Hey cub, are you sure you are'nt suffering from some form of erectile dysfunction and overcompensating for feelings of inadequacy by spouting nonsense on this forum?

Your way isn't the only way you know, and men are'nt 'weak' or chasing 'hoes' if they don't agree and like things a different way.
I showed my wife your posts, and when she stopped laughing she expressed sympathy for your wife. She also said that with your attitude she wouldn't do you if you were the last man on earth.

Seriously chap, you wanna stop smokin' whatever you're smokin' cos it's getting you over excited.


----------



## cub!chy (May 7, 2012)

WyshIknew, this peaked my interest, chap. I can honestly tell you, that eveytime the wind blows, i get hard, so no erctile disfuction, at 38 at elast not yet! I had many women, of diffrent shapes, color, sizes, ethnicities, so no compensating there either. Chap, i am trying to educate women here on how men trully are. What i am saying is not nonsense, its factual. Did you read what other posters said? Are you telling me that you have a problem is your wife puts her hands down your pants when she wants sex? Some questions for you, whats your age and how long have you been married? As to your wife, do you know all her deep dark secrets? Whats your sex frequency? If you have foreplay with her for 2 weeks, dont let her cum and then let her blind fold you, give you some rum and tell her she can do anything she wants, do you know what will happen? You may well be very surprised. As for doing your wife, well i never cheated, but hypothetically, i dont come off as the pig that i sound in this forum. I do this so women can learn and know what men are like and all they have to do is grope, period. I actually have a very good game, am a great dancer, i am well educated and can talk about anything, politics, religion, world events, lets just say that after 2 hours, your wife may let me put it, where she never allows you! Dont get upset and i dont mean to be disrespectfull. If a man doesnt tell his wife what he wants then he is weak and i know many men that use hoes or escorts or happy endings because they cant be direct with their wifes. My wife is my HO, i love and respect her dealy, i dont treat her like a caveman, but she has an undertanding that when it comes to sex, its c0ck in mouth type of directness.
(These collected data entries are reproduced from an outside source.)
+static int job_spans(const GemmArgs &g, ByteSpan *out, ByteSpan *all)
+{
+    const int lay = g.layout;
+    const long long tilesM = (g.M + 63) / 64;
+    out[0] = mat_span(g.C, g.M, g.N, g.ldc, g.batch, g.sC);
+    out[1] = mat_span(g.stats, tilesM * 2, g.N, g.N, 1, 0);
+    int n = 0;
+    all[n++] = out[0];
+    all[n++] = out[1];
+    all[n++] = lay == LAY_TN ? mat_span(g.A, g.K, g.M, g.lda, g.batch, g.sA) : mat_span(g.A, g.M, g.K, g.lda, g.batch, g.sA);
+    all[n++] = lay == LAY_NT ? mat_span(g.B, g.N, g.K, g.ldb, g.batch, g.sB) : mat_span(g.B, g.K, g.N, g.ldb, g.batch, g.sB);
+    all[n++] = mat_span(g.aux, g.M, g.N, g.ldaux, 1, 0);
+    all[n++] = mat_span(g.bias, 1, g.N, 0, g.batch, g.bias_stride);
+    const long long ca = lay == LAY_TN ? g.M : g.K, cb = lay == LAY_NT ? g.K : g.N;
+    all[n++] = mat_span(g.a_scale, 1, ca, 0, 1, 0);
+    all[n++] = mat_span(g.a_shift, 1, ca, 0, 1, 0);
+    all[n++] = mat_span(g.b_scale, 1, cb, 0, 1, 0);
+    all[n++] = mat_span(g.b_shift, 1, cb, 0, 1, 0);
+    all[n++] = mat_span(g.red_scale, 1, g.N, 0, 1, 0);
+    all[n++] = mat_span(g.red_shift, 1, g.N, 0, 1, 0);
+    all[n++] = mat_span(g.red_mean, 1, g.N, 0, 1, 0);
+    all[n++] = mat_span(g.red_invstd, 1, g.N, 0, 1, 0);
+    return n;
+}
+
+static int group_kind(GemmArgs &g)
+{
+    const int lay = g.layout;
+    if (!g.A || !g.B || !g.C || g.M <= 0 || g.N <= 0 || g.K <= 0 || g.batch <= 0 || g.splitk <= 0 || lay < 0 || lay > 2 ||
+        (long long)g.batch * g.splitk > 65535 || (g.splitk > 1 && !g.accumulate) ||
+        ((g.a_scale == nullptr) != (g.a_shift == nullptr)) || ((g.b_scale == nullptr) != (g.b_shift == nullptr)) ||
+        (g.a_scale && g.b_scale) || g.a_rowsum || g.kswitch || g.row_add || g.epi_batch_scalar)
+        return -1;
+    if (g.epi == EPI_BNRED) {
+        if (lay != LAY_NN || g.batch != 1 || g.splitk != 1 || g.accumulate || !g.stats || !g.aux || !g.red_scale || !g.red_shift ||
+            !g.red_mean || !g.red_invstd || g.ldaux < g.N)
+            return -1;
+    } else if (g.epi != EPI_NONE) {
+        return -1;
+    }
+    if (g.stats && (g.batch != 1 || g.splitk != 1)) return -1;
+    if (!small_tiles(g.M, g.N, g.batch, g.splitk)) return -1;
+    const int extA = lay == LAY_TN ? g.M : g.K, extB = lay == LAY_NT ? g.K : g.N;
+    g.vecA = aligned16(g.A) && (g.lda % 4 == 0) && (g.sA % 4 == 0) && (extA % 4 == 0);
+    g.vecB = aligned16(g.B) && (g.ldb % 4 == 0) && (g.sB % 4 == 0) && (extB % 4 == 0);
+    const long long spanA = (lay == LAY_TN ? (long long)g.K * g.lda : (long long)g.M * g.lda) * 4;
+    const long long spanB = (lay == LAY_NT ? (long long)g.N * g.ldb : (long long)g.K * g.ldb) * 4;
+    if (!(g.vecA && g.vecB) || spanA >= 0x7ff00000LL || spanB >= 0x7ff00000LL) return -1;
+    return 3 * lay + (g.a_scale ? 1 : (g.b_scale ? 2 : 0));
+}
+
+static int group_slots()
+{
+    static const int slots = [] {
+        int dev = 0, per_cu = 0;
+        hipDeviceProp_t p;
+        if (hipGetDevice(&dev) != hipSuccess || hipGetDeviceProperties(&p, dev) != hipSuccess ||
+            hipOccupancyMaxActiveBlocksPerMultiprocessor(&per_cu, gemm_group_kernel, 256, 0) != hipSuccess)
+            return 0;
+        return per_cu * p.multiProcessorCount;
+    }();
+    return slots;
+}
+
+static bool group_plan(const GemmArgs *jobs, int n, GemmGroup &grp)
+{
+    if (!jobs || n < 1 || n > PRIFIT_GEMM_GROUP_MAX) return false;
+    int kind[PRIFIT_GEMM_GROUP_MAX], depth[PRIFIT_GEMM_GROUP_MAX], order[PRIFIT_GEMM_GROUP_MAX];
+    long long wgs[PRIFIT_GEMM_GROUP_MAX], total = 0;
+    GemmArgs tmp[PRIFIT_GEMM_GROUP_MAX];
+    for (int i = 0; i < n; ++i) {
+        tmp[i] = jobs[i];
+        if ((kind[i] = group_kind(tmp[i])) < 0) return false;
+        const GemmArgs &g = tmp[i];
+        wgs[i] = (long long)((g.M + 63) / 64) * ((g.N + 63) / 64) * g.batch * g.splitk;
+        total += wgs[i];
+        const int ktiles = (g.K + BK - 1) / BK;
+        depth[i] = (ktiles + g.splitk - 1) / g.splitk;
+    }
+    if (total > group_slots()) return false;
+    ByteSpan out[PRIFIT_GEMM_GROUP_MAX][2], all[PRIFIT_GEMM_GROUP_MAX][16];
+    int nall[PRIFIT_GEMM_GROUP_MAX];
+    for (int i = 0; i < n; ++i) nall[i] = job_spans(tmp[i], out[i], all[i]);
+    for (int i = 0; i < n; ++i)
+        for (int j = 0; j < n; ++j) {
+            if (i == j) continue;
+            for (int o = 0; o < 2; ++o)
+                for (int a = 0; a < nall[j]; ++a)
+                    if (overlaps(out[i][o], all[j][a])) return false;
+        }
+    for (int i = 0; i < n; ++i) order[i] = i;
+    for (int i = 1; i < n; ++i)
+        for (int k = i; k > 0 && depth[order[k]] > depth[order[k - 1]]; --k) { const int t = order[k]; order[k] = order[k - 1]; order[k - 1] = t; }
+    int at = 0;
+    for (int s = 0; s < PRIFIT_GEMM_GROUP_MAX; ++s) {
+        grp.cum[s] = at;
+        if (s < n) {
+            grp.job[s] = tmp[order[s]];
+            grp.kind[s] = kind[order[s]];
+            at += (int)wgs[order[s]];
+        } else {
+            grp.job[s] = tmp[order[0]];
+            grp.kind[s] = -1;
+        }
+    }
+    grp.cum[PRIFIT_GEMM_GROUP_MAX] = at;
+    return true;
 }
 
 extern "C" {
@@ -1303,6 +1448,21 @@
     return dispatch(g, LAY_NN, stream);
 }
 
+int prifit_gemm_group_supported(const GemmArgs *jobs, int n)
+{
+    GemmGroup grp;
+    return group_plan(jobs, n, grp) ? 1 : 0;
+}
+
+int prifit_gemm_group_f32(const GemmArgs *jobs, int n, void *stream)
+{
+    if (!jobs || n < 1) return PRIFIT_EINVAL;
+    GemmGroup grp;
+    if (!group_plan(jobs, n, grp)) return PRIFIT_EUNSUPPORTED;
+    hipLaunchKernelGGL(gemm_group_kernel, dim3((unsigned)grp.cum[PRIFIT_GEMM_GROUP_MAX]), dim3(256), 0, as_stream(stream), grp);
+    return prifit_check_launch();
+}
+
 int prifit_chord_sym_f32(const float *A, long long lda, long long strideA, float *C, long long ldc, long long strideC,
                          int n, int K, int batch, unsigned long long *owner_key, void *stream)
 {
diff --git a/prifit_amd/nn_ops.py b/prifit_amd/nn_ops.py
--- a/prifit_amd/nn_ops.py
+++ b/prifit_amd/nn_ops.py
@@ -7,10 +7,10 @@
 
 from . import profiler
 from . import arena as zero_pool
-from ._lib import call, cur_stream, dll, ptr, query
+from ._lib import GEMM_GROUP_MAX, GemmArgs, call, cur_stream, dll, ptr, query
 
 NT, NN, TN = 0, 1, 2
-EPI_NONE, EPI_CHORD, EPI_MSKERNEL, EPI_MSBWD = 0, 1, 2, 3
+EPI_NONE, EPI_CHORD, EPI_MSKERNEL, EPI_MSBWD, EPI_BNRED = 0, 1, 2, 3, 4
 _LL = ctypes.c_longlong
 _F = ctypes.c_float
 _D = ctypes.c_double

Chap. 

Zing, loved the challenge, please execute and post back or PM me, i think you will learn a thing or 2 about your man!


----------



## TrustInUs (Sep 9, 2012)

So you know what *every* man likes? And if they don't like what you think they should they are weak? Just trying to understand...


----------



## jaquen (Mar 1, 2012)

cub!chy said:


> WyshIknew, this peaked my interest, chap. I can honestly tell you, that eveytime the wind blows, i get hard, so no erctile disfuction, at 38 at elast not yet! I had many women, of diffrent shapes, color, sizes, ethnicities, so no compensating there either. Chap, i am trying to educate women here on how men trully are. What i am saying is not nonsense, its factual. Did you read what other posters said? Are you telling me that you have a problem is your wife puts her hands down your pants when she wants sex? Some questions for you, whats your age and how long have you been married? As to your wife, do you know all her deep dark secrets? Whats your sex frequency? If you have foreplay with her for 2 weeks, dont let her cum and then let her blind fold you, give you some rum and tell her she can do anything she wants, do you know what will happen? You may well be very surprised. As for doing your wife, well i never cheated, but hypothetically, i dont come off as the pig that i sound in this forum. I do this so women can learn and know what men are like and all they have to do is grope, period. I actually have a very good game, am a great dancer, i am well educated and can talk about anything, politics, religion, world events, lets just say that after 2 hours, your wife may let me put it, where she never allows you! Dont get upset and i dont mean to be disrespectfull. If a man doesnt tell his wife what he wants then he is weak and i know many men that use hoes or escorts or happy endings because they cant be direct with their wifes. My wife is my HO, i love and respect her dealy, i dont treat her like a caveman, but she has an undertanding that when it comes to sex, its c0ck in mouth type of directness. Chap.
> 
> Zing, loved the challenge, please execute and post back or PM me, i think you will learn a thing or 2 about your man!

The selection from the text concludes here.